Dataset content:
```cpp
template <int N> static bool geq(const uint64_t* a, const uint64_t* b) {
  for (int i = N - 1; i >= 0; i--) if (a[i] != b[i]) return a[i] > b[i];
  return true;
}
template <int N> static void sub_in_place(uint64_t* a, const uint64_t* b) {
  u128 br = 0;
  for (int i = 0; i < N; i++) { u128 d = (u128)a[i] - b[i] - (uint64_t)br; a[i] = (uint64_t)d; br = (d >> 64) & 1; }
}
template <int N> static void dbl_mod(uint64_t* x, const uint64_t* p) {
  uint64_t c = 0;
  for (int i = 0; i < N; i++) { uint64_t n = (x[i] << 1) | c; c = x[i] >> 63; x[i] = n; }
  if (geq<N>(x, p)) sub_in_place<N>(x, p);
}
// ... 120 lines not shown
    return m;
  }

  static inline bool dbl(Vn& a) {
    const Vn U = add(a, a);
    if (maybe_zero(a) & 2u) return false;
    const Vn A1 = pick(U, a, IDX(1, 8 + 0));
    const Vn T1 = mul(A1, A1);
    const Vn XX2 = add(T1, T1), M3 = add(XX2, T1);
    const Vn A2 = pick(U, pick(a, M3, IDX(0, 8 + 1)), IDX(1, 8 + 0, 8 + 1));
    const Vn B2 = pick(T1, M3, IDX(0, 0, 8 + 1));
    const Vn T2 = mul(A2, B2);
    const Vn S2 = add(T2, T2);
    const Vn X3 = sub<1>(pick(T2, T2, IDX(2)), pick(S2, S2, IDX(1)));
    const Vn SmX = sub<2>(pick(T2, T2, IDX(1)), X3);
    const Vn A3 = pick(pick(M3, T2, IDX(1, 8 + 0)), T1, IDX(0, 1, 8 + 0, 1));
    const Vn B3 = pick(SmX, a, IDX(0, 8 + 1, 8 + 2, 8 + 3));
    const Vn T3 = mul(A3, B3);
    const Vn Y3 = sub<0>(T3, pick(T3, T3, IDX(1)));
    a = pick(pick(X3, Y3, IDX(0, 8 + 0)), T3, IDX(0, 1, 8 + 2, 8 + 3));
    return true;
  }
  static inline bool add_pt(Vn& a, const Vn& b, int bo) {
    const Vn A1 = pick(a, b, IDX(0, 8 + bo + 0, 1, 8 + bo + 1, 2, 3));
    const Vn B1 = pick(a, b, IDX(8 + bo + 2, 2, 8 + bo + 3, 3, 8 + bo + 2, 8 + bo + 3));
    const Vn T1 = mul(A1, B1);
    const Vn D = sub<0>(pick(T1, T1, IDX(1, 3)), pick(T1, T1, IDX(0, 2)));
    if (maybe_zero(D) & 1u) return false;
    const Vn T2 = mul(D, D);
    const Vn A3 = pick(D, T1, IDX(0, 8 + 0, 8 + 4));
    const Vn B3 = pick(T2, T2, IDX(0, 0, 0));
    const Vn T3 = mul(A3, B3);
    const Vn Q2 = add(T3, T3);
    const Vn s = add(T3, pick(Q2, Q2, IDX(1)));
    const Vn X3 = sub<2>(pick(T2, T2, IDX(1)), s);
    const Vn QmX = sub<3>(pick(T3, T3, IDX(1)), X3);
    const Vn A4 = pick(D, T1, IDX(1, 8 + 2, 8 + 5));
    const Vn B4 = pick(QmX, T3, IDX(0, 8 + 0, 8 + 0));
    const Vn T4 = mul(A4, B4);
    const Vn Y3 = sub<0>(T4, pick(T4, T4, IDX(1)));
    a = pick(pick(X3, Y3, IDX(0, 8 + 0)), pick(T3, T4, IDX(2, 8 + 2)), IDX(0, 1, 8 + 0, 8 + 1));
    return true;
  }

  static int horner(const uint64_t* pts, size_t stride, const int32_t* order, int steps, uint64_t* out, int* out_inf) {
    const Consts& c = C();
    const Vn cin = bcast(c.c_in), cout = bcast(c.c_out);
    Vn acc;
    for (int j = 0; j < NL; j++) acc.l[j] = _mm512_setzero_si512();
    bool inf = true;
    alignas(64) uint64_t lanes[NL][8];
    for (int k = 0; k < steps; k++) {
      const bool nodbl = order[k] >= 0 && (order[k] & 0x40000000);
      if (!inf && !nodbl && !dbl(acc)) return 1;
      if (order[k] < 0) continue;
      const uint64_t* q = pts + (size_t)(order[k] & 0x3FFFFFFF) * stride;
      uint64_t zz = 0;
      for (int i = 0; i < N; i++) zz |= q[2 * N + i];
      if (zz == 0) continue;
      for (int e = 0; e < 4; e++) {
        uint64_t l[NL];
        to52<N, NL>(q + e * N, l);
        for (int j = 0; j < NL; j++) lanes[j][e] = l[j];
      }
      Vn b;
      for (int j = 0; j < NL; j++) b.l[j] = _mm512_load_si512((const void*)lanes[j]);
      b = mul(b, cin);
      if (inf) { acc = b; inf = false; continue; }
      if (!add_pt(acc, b, 0)) return 1;
    }
    *out_inf = inf ? 1 : 0;
    if (inf) { memset(out, 0, 4 * N * 8); return 0; }
    Vn r = mul(acc, cout);
    for (int j = 0; j < NL; j++) _mm512_store_si512((void*)lanes[j], r.l[j]);
    for (int e = 0; e < 4; e++) {
      uint64_t l[NL], w[N];
      for (int j = 0; j < NL; j++) l[j] = lanes[j][e];
      from52<N, NL>(l, w);
      if (geq<N>(w, P::P64)) sub_in_place<N>(w, P::P64);
      memcpy(out + e * N, w, 8 * N);
    }
    return 0;
  }
};

}

extern "C" int celo_ifma_horner_377(const uint64_t* pts, size_t stride, const int32_t* order, int steps, uint64_t* out, int* inf) {
  return Ifma<celo::P377, 8>::horner(pts, stride, order, steps, out, inf);
}
extern "C" int celo_ifma_horner_761(const uint64_t* pts, size_t stride, const int32_t* order, int steps, uint64_t* out, int* inf) {
  return Ifma<celo::P761, 15>::horner(pts, stride, order, steps, out, inf);
}
```

celo-bls-snark-rs_amd/csrc/msm_engine.h:

```cpp
#pragma once

namespace celo {

extern "C" int celo_ifma_available();
extern "C" int celo_ifma_horner_377(const uint64_t* pts, size_t stride, const int32_t* order, int steps, uint64_t* out, int* inf);
extern "C" int celo_ifma_horner_761(const uint64_t* pts, size_t stride, const int32_t* order, int steps, uint64_t* out, int* inf);
typedef int (*ifma_horner_fn)(const uint64_t*, size_t, const int32_t*, int, uint64_t*, int*);
template <class F> struct IfmaHorner { static constexpr ifma_horner_fn fn = nullptr; };
template <> struct IfmaHorner<Fp<P377>> { static constexpr ifma_horner_fn fn = &celo_ifma_horner_377; };
template <> struct IfmaHorner<Fp<P761>> { static constexpr ifma_horner_fn fn = &celo_ifma_horner_761; };

struct MsmTimings {
  float convert = 0, sort = 0, accumulate = 0, reduce = 0, total = 0;
};

}
#include "msm_ba.h"
namespace celo {
template <> struct BaCfg<G_761> { static constexpr bool enabled = true; };

struct MsmTuning {
  bool narrow_windows, use_glv, use_gls, gls_force, lane_bitsum, host_threads, seg_occupancy, side_convert, side_convert_all, fx_compact;
  uint32_t seg_min, seg_min_shard, bitsum_lanes_max_shard;
  int seg_halves;
  uint32_t bitsum_lanes_max;
  int ba_levels, ba_occ; uint32_t ba_rounds;
  int batched_affine;
  uint32_t host_chunks;
  uint32_t host_head_split, host_tail_split;
  static const MsmTuning& get() {
    static const MsmTuning t = [] {
      MsmTuning v;
      v.use_glv = true;
      v.use_gls = true;
      v.host_chunks = getenv("CELO_HOST_CHUNKS") ? (uint32_t)atoi(getenv("CELO_HOST_CHUNKS")) : 0xFFFFFFFFu;
      v.host_head_split = 0xFFFFFFFFu;
      v.host_tail_split = 0xFFFFFFFFu;
      v.batched_affine = getenv("CELO_BA") ? atoi(getenv("CELO_BA")) : 0;
      v.narrow_windows = true;
      v.gls_force = false;
      v.lane_bitsum = true;
      v.fx_compact = true;
      v.host_threads = true;
      v.seg_halves = 0;
      v.seg_min = 32u;
      v.seg_min_shard = 16u;
      v.seg_occupancy = true;
      v.side_convert = false;
      v.side_convert_all = false;
      v.ba_levels = 3; v.ba_occ = 2; v.ba_rounds = 2u;
      v.bitsum_lanes_max_shard = 21 * 1024;
      v.bitsum_lanes_max = 21 * 1024;
      return v;
    }();
    return t;
  }
};
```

Exercise prompt: When the word "true" shows up in a line of the entries, pull that line out.

Reply:
  return true;
    return true;
    return true;
    bool inf = true;
template <> struct BaCfg<G_761> { static constexpr bool enabled = true; };
      v.use_glv = true;
      v.use_gls = true;
      v.narrow_windows = true;
      v.lane_bitsum = true;
      v.fx_compact = true;
      v.host_threads = true;
      v.seg_occupancy = true;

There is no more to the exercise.